Adam: A Method for Stochastic OptimizationAdam: A Method for Stochastic OptimizationKingma, Diederik P. and Ba, Jimmy2014
Paper summaryjoecohenAdam is like RMSProp with momentum. The (simplified) update [[Stanford CS231n]](https://cs231n.github.io/neural-networks-3/#ada) looks as follows:
m = beta1*m + (1-beta1)*dx
v = beta2*v + (1-beta2)*(dx**2)
x += - learning_rate * m / (np.sqrt(v) + eps)
* They suggest a new stochastic optimization method, similar to the existing SGD, Adagrad or RMSProp.
* Stochastic optimization methods have to find parameters that minimize/maximize a stochastic function.
* A function is stochastic (non-deterministic), if the same set of parameters can generate different results. E.g. the loss of different mini-batches can differ, even when the parameters remain unchanged. Even for the same mini-batch the results can change due to e.g. dropout.
* Their method tends to converge faster to optimal parameters than the existing competitors.
* Their method can deal with non-stationary distributions (similar to e.g. SGD, Adadelta, RMSProp).
* Their method can deal with very sparse or noisy gradients (similar to e.g. Adagrad).
* Basic principle
* Standard SGD just updates the parameters based on `parameters = parameters - learningRate * gradient`.
* Adam operates similar to that, but adds more "cleverness" to the rule.

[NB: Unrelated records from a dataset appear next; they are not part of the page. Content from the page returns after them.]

#ifndef MGPU_CFY_PAIR
#define MGPU_CFY_PAIR 1
#endif
typedef double dbl2_t __attribute__((ext_vector_type(2)));
template <int IS>
__global__ __launch_bounds__(kCfyBlock) __attribute__((amdgpu_waves_per_eu(MGPU_CFY_WAVES))) void classify_pair_kernel(SplitArgs sa, int64_t n_chunks) {
  using Code = typename CodeOf<IS>::T;
  constexpr int kW = kCfyBlock / 64;
  constexpr int kPairItems = kChunk / 128;
  constexpr int kPB = kCfyBatch / 2 > 0 ? kCfyBatch / 2 : 1;
  constexpr int kPts = 2 * kPB;
  static_assert(kPairItems % kPB == 0, "MGPU_CFY_BATCH / 2 must divide the pair items per lane of a chunk");
  const JoinArgs& a = sa.j;
  const ChipTableView& t = a.chips;
  extern __shared__ uint16_t s_blk[];
  const int lane = threadIdx.x & 63, wave = threadIdx.x >> 6;
  const bool use_blk = IS == MGPU_H3 && t.raster_blk != nullptr;
  const bool bng_grid = IS == MGPU_BNG && t.raster_mode == kRasterNone;
  const uint32_t nblk = use_blk ? t.raster_bnx * t.raster_bny : 0u;
  uint32_t* s_band = (uint32_t*)(s_blk + ((nblk + 1) & ~1u));
  if (use_blk)
    for (uint32_t i = threadIdx.x; i < nblk; i += kCfyBlock) s_blk[i] = t.raster_blk[i];
  if (IS == MGPU_H3)
    for (uint32_t i = threadIdx.x; i < t.raster_nband; i += kCfyBlock) s_band[i] = t.raster_band[i];
  __syncthreads();
  Code* codes = (Code*)sa.codes;
  const unsigned long long below = (1ull << lane) - 1ull;
  bool any_bad = false;
  const int64_t ch_step = (int64_t)gridDim.x * kW;
  for (int64_t ch = (int64_t)blockIdx.x * kW + wave; ch < n_chunks; ch += ch_step) {
    const int64_t c0 = ch * kChunk;
    uint32_t pairs = 0, nmixed = 0;
    for (int b = 0; b < kPairItems; b += kPB) {
      double X[kPts], Y[kPts];
#pragma unroll
      for (int k = 0; k < kPB; k++) {
        const int64_t p = c0 + (int64_t)(b + k) * 128 + 2 * lane;
        if (p + 1 < a.n) {
          const dbl2_t vx = __builtin_nontemporal_load((const dbl2_t*)(a.x + p));
          const dbl2_t vy = __builtin_nontemporal_load((const dbl2_t*)(a.y + p));
          X[2 * k] = vx.x, X[2 * k + 1] = vx.y, Y[2 * k] = vy.x, Y[2 * k + 1] = vy.y;
        } else {
          X[2 * k] = Y[2 * k] = X[2 * k + 1] = Y[2 * k + 1] = 0.0;
          if (p < a.n) X[2 * k] = a.x[p], Y[2 * k] = a.y[p];
        }
      }
      uint32_t ri[kPts], gix[kPts], sb[kPts], bi[kPts];
#pragma unroll
      for (int j = 0; j < kPts; j++) {
        ri[j] = kNoPixel;
        gix[j] = 0;
        sb[j] = 0;
        bi[j] = kNoPixel;
        const int64_t pj = c0 + (int64_t)(b + j / 2) * 128 + 2 * lane + (j & 1);
        if (pj < a.n && pt_valid(a.valid, a.valid_off, pj)) {
          bool ok = true;
          uint32_t g_ = 0, s_ = 0, b_ = kNoPixel;
          if (IS == MGPU_BNG && bng_grid) {
            const uint32_t m = bng_grid_class(a, pj, X[j], Y[j], &ok, &g_);
            ri[j] = m == kPixMixed ? kRasterFull : m;
          } else {
            ri[j] = raster_index<IS>(t, X[j], Y[j], &ok, &g_, &s_, &b_);
          }
          gix[j] = g_;
          sb[j] = s_;
          bi[j] = use_blk ? b_ : kNoPixel;
          any_bad |= !ok;
        }
      }
      uint32_t cl[kPts];
      uint64_t ge[kPts];
#pragma unroll
      for (int j = 0; j < kPts; j++) {
        if (IS == MGPU_BNG && bng_grid) {
          cl[j] = ri[j] == kRasterFull ? kPixMixed : (ri[j] == kNoPixel ? kPixEmpty : ri[j]);
          ge[j] = gix[j];
        } else {
          cl[j] = ri[j] < kRasterFull ? raster_class_blk(t, s_blk, ri[j], bi[j], sb[j], s_band)
                                      : (ri[j] == kRasterFull ? kPixMixed : kPixEmpty);
          ge[j] = (IS == MGPU_BNG && ri[j] < kRasterFull) ? t.grid[gix[j]] : 0ull;
        }
      }
      Code code[kPts];
      bool mixed[kPts];
#pragma unroll
      for (int j = 0; j < kPts; j++) {
        const int64_t pj = c0 + (int64_t)(b + j / 2) * 128 + 2 * lane + (j & 1);
        bool m = cl[j] == kPixMixed;
        if (IS == MGPU_H3) {
          code[j] = (Code)cl[j];
          if (!m && cl[j] != kPixEmpty) {
            const uint32_t c = cl[j];
            pairs += c < t.raster_pc[0] ? 1u : c < t.raster_pc[1] ? 2u : c < t.raster_pc[2] ? 3u : c < t.raster_pc[3] ? 4u
                     : (uint32_t)__popc((uint32_t)(t.raster_cls[c] >> 32));
          }
        } else {
          const uint32_t first = (uint32_t)ge[j], mm = cl[j];
          if (!m && mm && !(mm < 256u && first < (1u << 24))) m = true;
          code[j] = (Code)(m ? kCodeMixed32 : (mm ? (first << 8) | mm : 0u));
          if (!m) pairs += __popc(mm);
        }
        mixed[j] = m && pj < a.n;
      }
#pragma unroll
      for (int k = 0; k < kPB; k++) {
        const int64_t p = c0 + (int64_t)(b + k) * 128 + 2 * lane;
        if (p + 1 < a.n) {
          if (sizeof(Code) == 2) {
            MGPU_ST_INTER((uint32_t)code[2 * k] | ((uint32_t)code[2 * k + 1] << 16), (uint32_t*)(codes + p));
          } else {
            typedef uint32_t u32x2_t __attribute__((ext_vector_type(2)));
            u32x2_t v;
            v.x = (uint32_t)code[2 * k];
            v.y = (uint32_t)code[2 * k + 1];
            MGPU_ST_INTER(v, (u32x2_t*)(codes + p));
          }
        } else if (p < a.n) {
          MGPU_ST_INTER(code[2 * k], &codes[p]);
        }
        const unsigned long long b0 = __ballot(mixed[2 * k]), b1 = __ballot(mixed[2 * k + 1]);
        const uint32_t r0 = nmixed + (uint32_t)__popcll(b0 & below) + (uint32_t)__popcll(b1 & below);
        const uint16_t li = (uint16_t)((b + k) * 128 + 2 * lane);
        if (mixed[2 * k]) sa.mixed_idx[c0 + r0] = li;
        if (mixed[2 * k + 1]) sa.mixed_idx[c0 + r0 + (mixed[2 * k] ? 1u : 0u)] = (uint16_t)(li + 1);
        nmixed += (uint32_t)(__popcll(b0) + __popcll(b1));
      }
    }
    pairs = wave_sum_u32(pairs);
    if (lane == 0) {
      sa.chunk_pairs[ch] = pairs;
      sa.chunk_mixed[ch] = nmixed;
      a.group_cand[ch] = 0;
    }
  }
  count_wave(&a.counters[2], any_bad);
}

#ifndef MGPU_MIXED_LEAN
#define MGPU_MIXED_LEAN 1
#endif
template <int IS>
__global__ __launch_bounds__(kBlock) MGPU_JOIN_ATTR void pip_mixed_kernel(JoinArgs a) {
  const uint32_t nm = a.chunk_mixed[blockIdx.x];
  if (threadIdx.x == 0 && nm > (uint32_t)kGTile) {
    const uint32_t more = (nm - 1) / kGTile;
    const uint32_t q = atomicAdd(a.n_extra, more);
    for (uint32_t t = 0; t < more; t++) a.extra[q + t] = blockIdx.x * kChunkTiles + 1 + t;
  }
  join_tile<IS, false, 2, MGPU_MIXED_LEAN != 0>(a, blockIdx.x * kChunkTiles);
}

template <int IS>
__global__ __launch_bounds__(kBlock) void pip_mixed_more_kernel(JoinArgs a) {
  const uint32_t n = *a.n_extra;
  for (uint32_t q = blockIdx.x; q < n; q += gridDim.x) {
    join_tile<IS, false, 2>(a, a.extra[q]);
    __syncthreads();
  }
}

* It assumes that the gradient values have means and variances and tries to estimate these values.
* Recall here that the function to optimize is stochastic, so there is some randomness in the gradients.
* The mean is also called "the first moment".
* The variance is also called "the second (raw) moment".
* Then an update rule very similar to SGD would be `parameters = parameters - learningRate * means`.
* They instead use the update rule `parameters = parameters - learningRate * means/sqrt(variances)`.
* They call `means/sqrt(variances)` a 'Signal to Noise Ratio'.
* Basically, if the variance of a specific parameter's gradient is high, it is pretty unclear how it should be changend. So we choose a small step size in the update rule via `learningRate * mean/sqrt(highValue)`.
* If the variance is low, it is easier to predict how far to "move", so we choose a larger step size via `learningRate * mean/sqrt(lowValue)`.
* Exponential moving averages
* In order to approximate the mean and variance values you could simply save the last `T` gradients and then average the values.
* That however is a pretty bad idea, because it can lead to high memory demands (e.g. for millions of parameters in CNNs).
* A simple average also has the disadvantage, that it would completely ignore all gradients before `T` and weight all of the last `T` gradients identically. In reality, you might want to give more weight to the last couple of gradients.
* Instead, they use an exponential moving average, which fixes both problems and simply updates the average at every timestep via the formula `avg = alpha * avg + (1 - alpha) * avg`.
* Let the gradient at timestep (batch) `t` be `g`, then we can approximate the mean and variance values using:
* `mean = beta1 * mean + (1 - beta1) * g`
* `variance = beta2 * variance + (1 - beta2) * g^2`.
* `beta1` and `beta2` are hyperparameters of the algorithm. Good values for them seem to be `beta1=0.9` and `beta2=0.999`.
* At the start of the algorithm, `mean` and `variance` are initialized to zero-vectors.
* Bias correction
* Initializing the `mean` and `variance` vectors to zero is an easy and logical step, but has the disadvantage that bias is introduced.
* E.g. at the first timestep, the mean of the gradient would be `mean = beta1 * 0 + (1 - beta1) * g`, with `beta1=0.9` then: `mean = 0.9 * g`. So `0.9g`, not `g`. Both the mean and the variance are biased (towards 0).
* This seems pretty harmless, but it can be shown that it lowers the convergence speed of the algorithm by quite a bit.
* So to fix this pretty they perform bias-corrections of the mean and the variance:
* `correctedMean = mean / (1-beta1^t)` (where `t` is the timestep).
* `correctedVariance = variance / (1-beta2^t)`.
* Both formulas are applied at every timestep after the exponential moving averages (they do not influence the next timestep).